1. **Put the four files** in one directory (e.g. repo `checkpoints/`):
   - `best_model_phys_model0.pt`, `best_model_phot_model0.pt`
   - `scaler_phys_model0.pkl`, `scaler_phot_model0.pkl`  
   See `checkpoints/README.md`. You can commit these to GitHub so others don’t need to run ML.
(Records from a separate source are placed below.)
@@ -651,8 +654,9 @@
   with_voxel_variant(c.pa.nbr, c.pa.robust_kind != NGICP_ROBUST_NONE, [&](auto k, auto robust) {
     constexpr int K = decltype(k)::value;
     constexpr bool R = decltype(robust)::value;
-    if constexpr (K == 1) hipExtLaunchKernelGGL(k_vgicp_pass<R>, grid, block, 0, h->stream, start, stop, 0, c.pa);
-    else hipExtLaunchKernelGGL((k_vgicp_pass_n<K, R>), grid, block, 0, h->stream, start, stop, 0, c.pa);
+    const LmState* st = c.pa.st;
+    if constexpr (K == 1) hipExtLaunchKernelGGL(k_vgicp_pass<R>, grid, block, 0, h->stream, start, stop, 0, st, c.pa);
+    else hipExtLaunchKernelGGL((k_vgicp_pass_n<K, R>), grid, block, 0, h->stream, start, stop, 0, st, c.pa);
   });
 }
 
@@ -712,7 +716,7 @@
   begin_alignment(h, al, guess, c.sa, c.pa.t_first);
   feed_alignment(h, al, max_passes(h->p), [&](long, hipEvent_t start, hipEvent_t stop) {
     launch_voxel_pass(h, c, start, stop);
-    hipLaunchKernelGGL(k_lm_solve, dim3(1), dim3(kSolveThreads), 0, h->stream, c.sa);
+    launch_lm_solve(c.sa, h->stream);
   });
   HIP_TRY(hipGetLastError());
   end_alignment(h, al, aligned, out_stride);
@@ -745,7 +749,7 @@
   }
   SolveArgs sa = k.vox ? k.vc.sa : k.c.sa;
   sa.mode = solve_mode;
-  hipLaunchKernelGGL(k_lm_solve, dim3(1), dim3(kSolveThreads), 0, h->stream, sa);
+  launch_lm_solve(sa, h->stream);
 }
 
 size_t round_up(size_t v, size_t a) { return (v + a - 1) / a * a; }
@@ -808,7 +812,7 @@
     idle_seen = false;
     for (int i = 0; i < n_live; ++i) bl.lane[i] = live[(size_t)i];
     launch_pass_batch(bl, n_live);
-    hipLaunchKernelGGL(k_lm_solve_batch, dim3((unsigned)n_live), dim3(kSolveThreads), 0, h->stream, bl);
+    hipLaunchKernelGGL(k_lm_solve_batch, dim3((unsigned)n_live), dim3(kSolveThreads), 0, h->stream, bl.solve, bl);
     ++launched;
   }
 }
@@ -936,9 +940,9 @@
   run_batch(h, r, T_out, converged, nr_iterations, hessians, [&](const BatchLaunch& l, int n_live) {
     const bool four = (long)nblocks * n_live > 2L * h->pass_slots;
     if (four)
-      hipLaunchKernelGGL((k_gicp_pass_batch<2, 4>), dim3((unsigned)nblocks, (unsigned)n_live), dim3(256), 0, h->stream, l);
+      hipLaunchKernelGGL((k_gicp_pass_batch<2, 4>), dim3((unsigned)nblocks, (unsigned)n_live), dim3(256), 0, h->stream, static_cast<const PassArgs*>(l.pass), l);
     else
-      hipLaunchKernelGGL((k_gicp_pass_batch<2, 3>), dim3((unsigned)nblocks, (unsigned)n_live), dim3(256), 0, h->stream, l);
+      hipLaunchKernelGGL((k_gicp_pass_batch<2, 3>), dim3((unsigned)nblocks, (unsigned)n_live), dim3(256), 0, h->stream, static_cast<const PassArgs*>(l.pass), l);
   });
   w.order_src = h->src.dev.get();
   w.order_groups = nblocks;
@@ -980,7 +984,7 @@
   }
   run_batch(h, r, T_out, converged, nr_iterations, hessians, [&](const BatchLaunch& l, int n_live) {
     const dim3 grid((unsigned)nblocks, (unsigned)n_live), block(kVoxBlock);
-    with_voxel_variant((int)K, false, [&](auto k, auto) { hipLaunchKernelGGL(k_vgicp_pass_batch<decltype(k)::value>, grid, block, 0, h->stream, l); });
+    with_voxel_variant((int)K, false, [&](auto k, auto) { hipLaunchKernelGGL(k_vgicp_pass_batch<decltype(k)::value>, grid, block, 0, h->stream, static_cast<const VoxelPassArgs*>(l.pass), l); });
   });
 }
 
diff --git a/direct_lidar_odometry_amd/csrc/ngicp_api.hip b/direct_lidar_odometry_amd/csrc/ngicp_api.hip
--- a/direct_lidar_odometry_amd/csrc/ngicp_api.hip
+++ b/direct_lidar_odometry_amd/csrc/ngicp_api.hip
@@ -1504,7 +1504,7 @@
     sa.mode = 3;
     sa.sums_out = sums32_dev;
     sa.grp_order = nullptr;
-    hipLaunchKernelGGL(k_lm_solve, dim3(1), dim3(kSolveThreads), 0, s, sa);
+    launch_lm_solve(sa, s);
     HIP_TRY(hipGetLastError());
   });
 }
@@ -1521,7 +1521,7 @@
     sa.partials = sums32_dev;
     sa.nblocks = 1;
     sa.grp_order = nullptr;
-    hipLaunchKernelGGL(k_lm_solve, dim3(1), dim3(kSolveThreads), 0, s, sa);
+    launch_lm_solve(sa, s);
     h->shard_stream = s;
     const long k = h->shard_steps++;
     const int slot = (int)(k % kShardSlots);
diff --git a/direct_lidar_odometry_amd/csrc/ngicp_batch.h b/direct_lidar_odometry_amd/csrc/ngicp_batch.h
--- a/direct_lidar_odometry_amd/csrc/ngicp_batch.h
+++ b/direct_lidar_odometry_amd/csrc/ngicp_batch.h
@@ -12,6 +12,14 @@
   int lane[kBatchMaxLanes];
 };
 typedef const BatchLaunch __attribute__((address_space(4))) KernelBatchLaunch;
+struct BatchKernargs {
+  const void* records;
+  BatchLaunch bl;
+};
+__device__ __forceinline__ KernelBatchLaunch* batch_launch_args() {
+  typedef const char __attribute__((address_space(4))) * ConstBytePtr;
+  return (KernelBatchLaunch*)((ConstBytePtr)__builtin_amdgcn_kernarg_segment_ptr() + offsetof(BatchKernargs, bl));
+}
 
 #define NG_STAMP(k) \
   do {              \
@@ -19,6 +27,7 @@
 template <int G, int WPS>
 __device__ __forceinline__ void batch_group_body(KernelPassArgs& a, const int group, WaveStage* stage_all, double (*lds)[kNumSlots]) {
   constexpr bool FUSED = false;
+  constexpr bool kWtOut = ((NGICP_PASS_WT_STORES >> (WPS >= 4 ? 1 : 0)) & 1) != 0;
   constexpr int B = 64 / G;
   constexpr int kWin = WPS >= 4 ? 12 : 16, kSideStep = WPS >= 4 ? 8 : 16;
   static_assert(kWin <= kSortedPad && B == kBatchQueries, "see k_gicp_pass");
@@ -56,18 +65,20 @@
   WaveStage& S = stage_all[wave];
   const unsigned long long t_start = a.grp_cost ? __builtin_amdgcn_s_memtime() : 0ull;
 #define NG_HAVE_LIN have_lin
+#define NG_WT_OUT kWtOut
 #include "ngicp_pass_group.inc"
+#undef NG_WT_OUT
 #undef NG_HAVE_LIN
 }
 #undef NG_STAMP
 
 template <int G, int WPS>
-__global__ void __launch_bounds__(256, WPS) k_gicp_pass_batch(BatchLaunch bl) {
+__global__ void __launch_bounds__(256, WPS) k_gicp_pass_batch(const PassArgs* records, BatchLaunch bl) {
   __shared__ WaveStage stage[4];
   __shared__ double lds[4][kNumSlots];
-  KernelBatchLaunch* kb = (KernelBatchLaunch*)__builtin_amdgcn_kernarg_segment_ptr();
+  KernelBatchLaunch* kb = batch_launch_args();
   const int lane_id = kb->lane[blockIdx.y];
-  KernelPassArgs* ka = (KernelPassArgs*)(unsigned long long)(reinterpret_cast<const PassArgs*>(kb->pass) + lane_id);
+  KernelPassArgs* ka = (KernelPassArgs*)(unsigned long long)(records + lane_id);
   typedef const int __attribute__((address_space(4))) * ConstIntPtr;
   const int done_now = ((KernelStatePtr)(unsigned long long)ka->st)->hot.done;
   const int order_is_valid = *(ConstIntPtr)(unsigned long long)ka->order_valid;
@@ -78,14 +89,14 @@
   batch_group_body<G, WPS>(*ka, group, stage, lds);
 }
 
-__global__ void __launch_bounds__(kSolveThreads) k_lm_solve_batch(BatchLaunch bl) {
+__global__ void __launch_bounds__(kSolveThreads) k_lm_solve_batch(const SolveArgs* records, BatchLaunch bl) {
   __shared__ SolveShared<kSolveThreads> sh;
-  KernelBatchLaunch* kb = (KernelBatchLaunch*)__builtin_amdgcn_kernarg_segment_ptr();
+  KernelBatchLaunch* kb = batch_launch_args();
   const int lane_id = kb->lane[blockIdx.x];
   static_assert(sizeof(SolveArgs) % 4 == 0, "SolveArgs is copied as dwords");
   constexpr int kWords = (int)(sizeof(SolveArgs) / 4);
   typedef const int __attribute__((address_space(4))) * ConstIntPtr;
-  ConstIntPtr src = (ConstIntPtr)(unsigned long long)(kb->solve + lane_id);
+  ConstIntPtr src = (ConstIntPtr)(unsigned long long)(records + lane_id);
   int w[kWords];
 #pragma unroll
   for (int i = 0; i < kWords; ++i) w[i] = src[i];
diff --git a/direct_lidar_odometry_amd/csrc/ngicp_lm.h b/direct_lidar_odometry_amd/csrc/ngicp_lm.h
--- a/direct_lidar_odometry_amd/csrc/ngicp_lm.h
+++ b/direct_lidar_odometry_amd/csrc/ngicp_lm.h
@@ -100,6 +100,18 @@
 
 static_assert(offsetof(SolveArgs, pass_ticks) == offsetof(SolveArgs, pass_honours_word) + 8, "serial_step takes no room of its own");
 
+template <int N>
+struct KernargPad {
+  unsigned char unused[N];
+};
+
+struct SolveHead {
+  LmState* st;
+  const double* partials;
+  const int* grp_cost;
+  int nblocks, nrows;
+};
+
 __host__ __device__ __forceinline__ int tri21(int r, int c) { return r * 6 - (r * (r - 1)) / 2 + (c - r); }
 
 constexpr int kMaxOrderGroups = 4096;
diff --git a/direct_lidar_odometry_amd/csrc/ngicp_pass.h b/direct_lidar_odometry_amd/csrc/ngicp_pass.h
--- a/direct_lidar_odometry_amd/csrc/ngicp_pass.h
+++ b/direct_lidar_odometry_amd/csrc/ngicp_pass.h
@@ -62,8 +62,10 @@
   } while (0)
 
 template <int G, int WPS = NGICP_PASS_WAVES, bool FUSED = false, bool ROBUST = false>
-__global__ void __launch_bounds__(256, WPS) k_gicp_pass(PassArgs a) {
+__global__ void __launch_bounds__(256, WPS) k_gicp_pass(const LmState* st_p, const int* order_valid_p, const int* grp_order_p, KernargPad<40> pad, PassArgs a) {
+  if constexpr (WPS < 4) asm volatile("" : "+s"(st_p), "+s"(order_valid_p), "+s"(grp_order_p));
   constexpr int B = 64 / G;
+  constexpr bool kWtOut = ((NGICP_PASS_WT_STORES >> (WPS >= 4 ? 1 : 0)) & 1) != 0;
   constexpr int kWin = WPS >= 4 ? 12 : 16, kSideStep = WPS >= 4 ? 8 : 16;
   static_assert(kWin <= kSortedPad, "walk windows may overhang the array by at most the sentinel frame");
   static_assert(B == kBatchQueries, "query batches are built for 32 queries (2 lanes per query)");
@@ -76,13 +78,13 @@
   __shared__ PassShared shm;
   __shared__ int last_block;
   WaveStage* stage_all = shm.stage;
-  const LmState* __restrict__ st = a.st;
+  const LmState* __restrict__ st = st_p;
   typedef const int __attribute__((address_space(4))) * ConstIntPtr;
   const int done_now = st->hot.done, have_lin_now = st->hot.have_lin;
   const int cur = st->hot.cur, nxt = cur ^ 1;
   const int lin_unneeded_now = st->hot.lin_unneeded;
-  const int order_is_valid = *(ConstIntPtr)(unsigned long long)a.order_valid;
-  const int order_entry = ((ConstIntPtr)(unsigned long long)a.grp_order)[blockIdx.x];
+  const int order_is_valid = *(ConstIntPtr)(unsigned long long)order_valid_p;
+  const int order_entry = ((ConstIntPtr)(unsigned long long)grp_order_p)[blockIdx.x];
   double R[9], t[3];
 #pragma unroll
   for (int i = 0; i < 9; ++i) R[i] = st->hot.xi.R[i];
@@ -174,7 +176,9 @@
   } else {
 #define NG_HAVE_LIN have_lin_now
 #define NG_ROBUST ROBUST
+#define NG_WT_OUT kWtOut
 #include "ngicp_pass_group.inc"
+#undef NG_WT_OUT
 #undef NG_ROBUST
 #undef NG_HAVE_LIN
   }
diff --git a/direct_lidar_odometry_amd/csrc/ngicp_pass_group.inc b/direct_lidar_odometry_amd/csrc/ngicp_pass_group.inc
--- a/direct_lidar_odometry_amd/csrc/ngicp_pass_group.inc
+++ b/direct_lidar_odometry_amd/csrc/ngicp_pass_group.inc
@@ -1,6 +1,10 @@
 #ifndef NG_ROBUST
 #define NG_ROBUST false
 #define NG_ROBUST_DEFAULTED
+#endif
+#ifndef NG_WT_OUT
+#define NG_WT_OUT false
+#define NG_WT_OUT_DEFAULTED
 #endif
   for (int item = group * 4 + wave; item < a.n_batches; item = a.n_batches) {
     typedef const int __attribute__((address_space(4))) * ConstBatchPtr;
@@ -409,7 +413,7 @@
       if (do_lin) {
         const int pos = mypos;
         const bool valid = (pos >= 0) && ((double)mybest < a.gate_sq);
-        if (!valid) tpt_new[i] = make_float4(0.f, 0.f, 0.f, __int_as_float(-1));
+        if (!valid) store_out16<NG_WT_OUT>(tpt_new + i, 0.f, 0.f, 0.f, __int_as_float(-1));
         if (valid) {
           ++nvalid;
           const double* CB = a.cov_tgt + (size_t)pos * 6;
@@ -418,7 +422,7 @@
           double ca[6];
 #pragma unroll
           for (int e = 0; e < 6; ++e) ca[e] = CA[e];
-          tpt_new[i] = make_float4(bp.x, bp.y, bp.z, __int_as_float(pos));
+          store_out16<NG_WT_OUT>(tpt_new + i, bp.x, bp.y, bp.z, __int_as_float(pos));
           double rcr[6], M[6];
           rotate_sym(R, ca, rcr);
 #pragma unroll
@@ -426,7 +430,7 @@
           inv3_sym(rcr, M);
           double* Mo = mahal_new + (size_t)i * 6;
 #pragma unroll
-          for (int e = 0; e < 6; ++e) Mo[e] = M[e];
+          for (int e = 0; e < 6; e += 2) store_out16<NG_WT_OUT>(Mo + e, M[e], M[e + 1]);
 
           const double ex = (double)bp.x - tax, ey = (double)bp.y - tay, ez = (double)bp.z - taz;
           if constexpr (NG_ROBUST) lin_terms_robust(acc, a.robust_kind, a.robust_c, a.robust_c2, tax, tay, taz, ex, ey, ez, M);
@@ -491,3 +495,7 @@
 #undef NG_ROBUST
 #undef NG_ROBUST_DEFAULTED
 #endif
+#ifdef NG_WT_OUT_DEFAULTED
+#undef NG_WT_OUT
+#undef NG_WT_OUT_DEFAULTED
+#endif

2. **Install and start API** (from repo root):
   ```bash
   pip install -e ".[api]"
   deploy-completeness
   ```
   Or use a custom directory and one-shot install:
   ```bash
   python scripts/deploy.py --model-dir /path/to/your/checkpoints --install
   ```

   - API docs: http://localhost:8000/docs  
   - Health: http://localhost:8000/health  

## Repository layout (code only)

| Path | Description |
|------|-------------|
| **`scripts/`** | All runnable scripts; see **`scripts/README.md`** and **`docs/SCRIPTS.md`**. Entry points: `run_pipeline`, `deploy-completeness`, `serve-completeness-api`, and scripts: `run_pipeline.py`, `deploy.py`, `generate_white_clusters.py`, … |
| **`completeness_nn_api/`** | Completeness NN API: `from completeness_nn_api import ngc628_completeness_predict`, HTTP server, deploy. |
| **`checkpoints/`** | Optional: put the four NN checkpoint files here and run `deploy-completeness` (see `checkpoints/README.md`). |
| **`cluster_pipeline/`** | Config, data loaders, detection, matching, pipeline, photometry, catalogue, utils |
| **`docs/`** | RUNNING, PIPELINE_FILES, SCRIPTS (script index + inputs/outputs), FILES_FOR_GIT, DEPLOY, ARCHITECTURE, INSTALL_IRAF, COMPLETENESS_FIGURE |
| **`tests/`** | Unit, integration, and E2E tests |

Data (FITS, SLUG library, PSF, etc.) and large outputs are not in the repo; see `docs/DEPLOY_FOR_PAPER.md` and `docs/FILES_FOR_GIT.md`. **Input/output files per stage:** `docs/PIPELINE_FILES.md`.

## Tests and lint

```bash
# Lint
ruff check .

# Tests (unit + integration + e2e smoke)
pytest
```

CI runs on push/PR: `ruff check` and `pytest` (see `.github/workflows/ci.yml`).

## Documentation

- **`docs/RUNNING.md`** – **How to run the pipeline**: required files and directories, step-by-step run commands, environment variables.
- **`docs/PIPELINE_FILES.md`** – Input/output files per pipeline stage.
- **`docs/SCRIPTS.md`** – Script index with inputs/outputs and locations.
- **`docs/DEPLOY_FOR_PAPER.md`** – What to include for paper/GitHub: pipeline modules, ML step, optional reference script, exclude list.
- **`docs/FILES_FOR_GIT.md`** – Explicit list of files to commit for a pipeline-only push.
- **`docs/PUBLISH.md`** – Publish the package to PyPI and host the API (Docker, Railway, Render, etc.).
- **`docs/ARCHITECTURE.md`** – Pipeline architecture and refactor design.
- **`docs/INSTALL_IRAF.md`** – Local IRAF install for 5-filter photometry.
- **`docs/COMPLETENESS_FIGURE.md`** – Completeness workflow, scripts, and assumptions.
- **`scripts/README.md`** – Script quick reference and pointers to docs.
- **`tests/README.md`** – How to run tests and the completeness visualisation script.

## License

See repository or paper for license terms.